■ TASK TO CARRY OUT
Return the lines below that carry the word "short".

====== RECORDED DATA ======

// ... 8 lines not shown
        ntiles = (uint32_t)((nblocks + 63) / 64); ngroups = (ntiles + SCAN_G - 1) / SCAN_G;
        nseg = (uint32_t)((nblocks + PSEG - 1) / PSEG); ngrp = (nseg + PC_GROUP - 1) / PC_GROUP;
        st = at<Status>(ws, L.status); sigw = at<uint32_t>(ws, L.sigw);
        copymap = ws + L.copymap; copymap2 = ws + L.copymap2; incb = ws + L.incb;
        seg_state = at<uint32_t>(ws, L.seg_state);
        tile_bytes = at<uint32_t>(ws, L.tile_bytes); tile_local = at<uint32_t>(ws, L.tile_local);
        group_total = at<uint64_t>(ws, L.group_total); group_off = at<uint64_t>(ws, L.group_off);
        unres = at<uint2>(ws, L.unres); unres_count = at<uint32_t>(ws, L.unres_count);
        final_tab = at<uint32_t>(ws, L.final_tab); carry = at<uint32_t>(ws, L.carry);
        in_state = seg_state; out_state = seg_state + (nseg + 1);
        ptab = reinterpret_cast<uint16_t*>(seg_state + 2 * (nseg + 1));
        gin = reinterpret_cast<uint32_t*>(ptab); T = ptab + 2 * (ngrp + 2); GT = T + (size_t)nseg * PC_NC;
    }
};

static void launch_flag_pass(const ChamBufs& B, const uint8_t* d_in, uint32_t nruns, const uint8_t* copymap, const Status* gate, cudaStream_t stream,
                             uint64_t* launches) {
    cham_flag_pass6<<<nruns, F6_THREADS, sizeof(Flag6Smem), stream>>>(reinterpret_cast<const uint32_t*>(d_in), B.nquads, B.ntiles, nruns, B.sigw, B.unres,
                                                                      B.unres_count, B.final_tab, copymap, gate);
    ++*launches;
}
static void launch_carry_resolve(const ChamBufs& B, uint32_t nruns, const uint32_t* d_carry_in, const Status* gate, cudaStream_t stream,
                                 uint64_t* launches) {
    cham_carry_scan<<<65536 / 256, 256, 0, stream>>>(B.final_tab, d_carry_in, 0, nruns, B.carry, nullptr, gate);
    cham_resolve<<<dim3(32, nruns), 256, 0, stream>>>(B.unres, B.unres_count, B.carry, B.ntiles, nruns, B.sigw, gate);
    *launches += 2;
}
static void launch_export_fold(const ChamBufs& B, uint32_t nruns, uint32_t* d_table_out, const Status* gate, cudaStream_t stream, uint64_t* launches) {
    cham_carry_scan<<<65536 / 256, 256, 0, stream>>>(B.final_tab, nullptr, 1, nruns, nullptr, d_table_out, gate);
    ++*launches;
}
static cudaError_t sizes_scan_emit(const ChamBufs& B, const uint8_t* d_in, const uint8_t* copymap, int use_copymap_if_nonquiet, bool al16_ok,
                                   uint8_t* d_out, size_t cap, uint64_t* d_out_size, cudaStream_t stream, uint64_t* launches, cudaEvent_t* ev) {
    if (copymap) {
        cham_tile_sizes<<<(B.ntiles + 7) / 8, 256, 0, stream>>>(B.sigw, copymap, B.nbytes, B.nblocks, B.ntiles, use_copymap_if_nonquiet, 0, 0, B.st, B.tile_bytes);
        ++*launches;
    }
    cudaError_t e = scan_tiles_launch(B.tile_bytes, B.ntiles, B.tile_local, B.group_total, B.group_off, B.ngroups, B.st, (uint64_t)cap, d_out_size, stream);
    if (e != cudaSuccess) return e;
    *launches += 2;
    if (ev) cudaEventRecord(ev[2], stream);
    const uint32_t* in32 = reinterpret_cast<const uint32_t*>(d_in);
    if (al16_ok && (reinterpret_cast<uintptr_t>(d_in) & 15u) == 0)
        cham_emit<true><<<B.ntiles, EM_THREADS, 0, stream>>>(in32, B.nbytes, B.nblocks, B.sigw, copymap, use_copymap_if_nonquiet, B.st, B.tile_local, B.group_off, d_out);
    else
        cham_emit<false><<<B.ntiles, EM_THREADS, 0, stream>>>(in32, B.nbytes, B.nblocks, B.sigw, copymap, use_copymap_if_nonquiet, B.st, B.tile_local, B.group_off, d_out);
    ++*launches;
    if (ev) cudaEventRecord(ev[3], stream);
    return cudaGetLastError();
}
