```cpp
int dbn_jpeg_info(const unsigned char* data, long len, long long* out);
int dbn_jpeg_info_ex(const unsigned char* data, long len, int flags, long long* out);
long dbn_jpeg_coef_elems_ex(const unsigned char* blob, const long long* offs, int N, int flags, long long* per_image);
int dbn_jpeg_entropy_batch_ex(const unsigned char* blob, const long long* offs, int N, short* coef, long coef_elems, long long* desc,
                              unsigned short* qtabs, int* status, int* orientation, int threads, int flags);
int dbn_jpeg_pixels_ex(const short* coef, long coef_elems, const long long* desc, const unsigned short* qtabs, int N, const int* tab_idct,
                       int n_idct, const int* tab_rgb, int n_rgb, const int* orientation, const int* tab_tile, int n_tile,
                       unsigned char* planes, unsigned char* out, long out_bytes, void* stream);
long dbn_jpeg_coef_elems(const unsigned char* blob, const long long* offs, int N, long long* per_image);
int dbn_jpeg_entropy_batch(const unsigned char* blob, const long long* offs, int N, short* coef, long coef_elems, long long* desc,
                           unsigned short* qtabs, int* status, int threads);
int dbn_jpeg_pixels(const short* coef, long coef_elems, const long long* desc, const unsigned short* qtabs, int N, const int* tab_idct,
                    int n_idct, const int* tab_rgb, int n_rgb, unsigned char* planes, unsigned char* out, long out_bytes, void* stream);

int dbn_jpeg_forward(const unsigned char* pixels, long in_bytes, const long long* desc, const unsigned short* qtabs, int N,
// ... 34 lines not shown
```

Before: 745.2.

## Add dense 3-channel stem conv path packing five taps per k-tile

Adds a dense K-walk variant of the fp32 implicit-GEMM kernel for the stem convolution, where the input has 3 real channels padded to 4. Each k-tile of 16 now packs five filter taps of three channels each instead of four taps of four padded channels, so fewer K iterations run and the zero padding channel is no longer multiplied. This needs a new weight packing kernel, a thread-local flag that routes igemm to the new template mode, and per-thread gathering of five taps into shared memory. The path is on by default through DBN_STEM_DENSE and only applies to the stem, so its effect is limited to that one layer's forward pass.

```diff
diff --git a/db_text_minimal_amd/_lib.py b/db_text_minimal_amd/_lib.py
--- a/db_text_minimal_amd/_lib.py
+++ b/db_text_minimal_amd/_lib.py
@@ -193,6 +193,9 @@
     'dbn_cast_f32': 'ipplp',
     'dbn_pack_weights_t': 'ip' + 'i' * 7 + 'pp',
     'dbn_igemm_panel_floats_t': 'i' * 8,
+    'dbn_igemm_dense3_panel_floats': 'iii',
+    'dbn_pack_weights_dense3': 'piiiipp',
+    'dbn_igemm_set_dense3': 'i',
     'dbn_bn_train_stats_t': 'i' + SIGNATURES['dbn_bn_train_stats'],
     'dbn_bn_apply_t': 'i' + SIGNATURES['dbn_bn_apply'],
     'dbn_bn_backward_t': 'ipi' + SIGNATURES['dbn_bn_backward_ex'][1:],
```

======

■ REPLY TO THE TASK
int dbn_jpeg_entropy_batch_ex(const unsigned char* blob, const long long* offs, int N, short* coef, long coef_elems, long long* desc,
                              unsigned short* qtabs, int* status, int* orientation, int threads, int flags);
int dbn_jpeg_pixels_ex(const short* coef, long coef_elems, const long long* desc, const unsigned short* qtabs, int N, const int* tab_idct,
int dbn_jpeg_entropy_batch(const unsigned char* blob, const long long* offs, int N, short* coef, long coef_elems, long long* desc,
                           unsigned short* qtabs, int* status, int threads);
int dbn_jpeg_pixels(const short* coef, long coef_elems, const long long* desc, const unsigned short* qtabs, int N, const int* tab_idct,
int dbn_jpeg_forward(const unsigned char* pixels, long in_bytes, const long long* desc, const unsigned short* qtabs, int N,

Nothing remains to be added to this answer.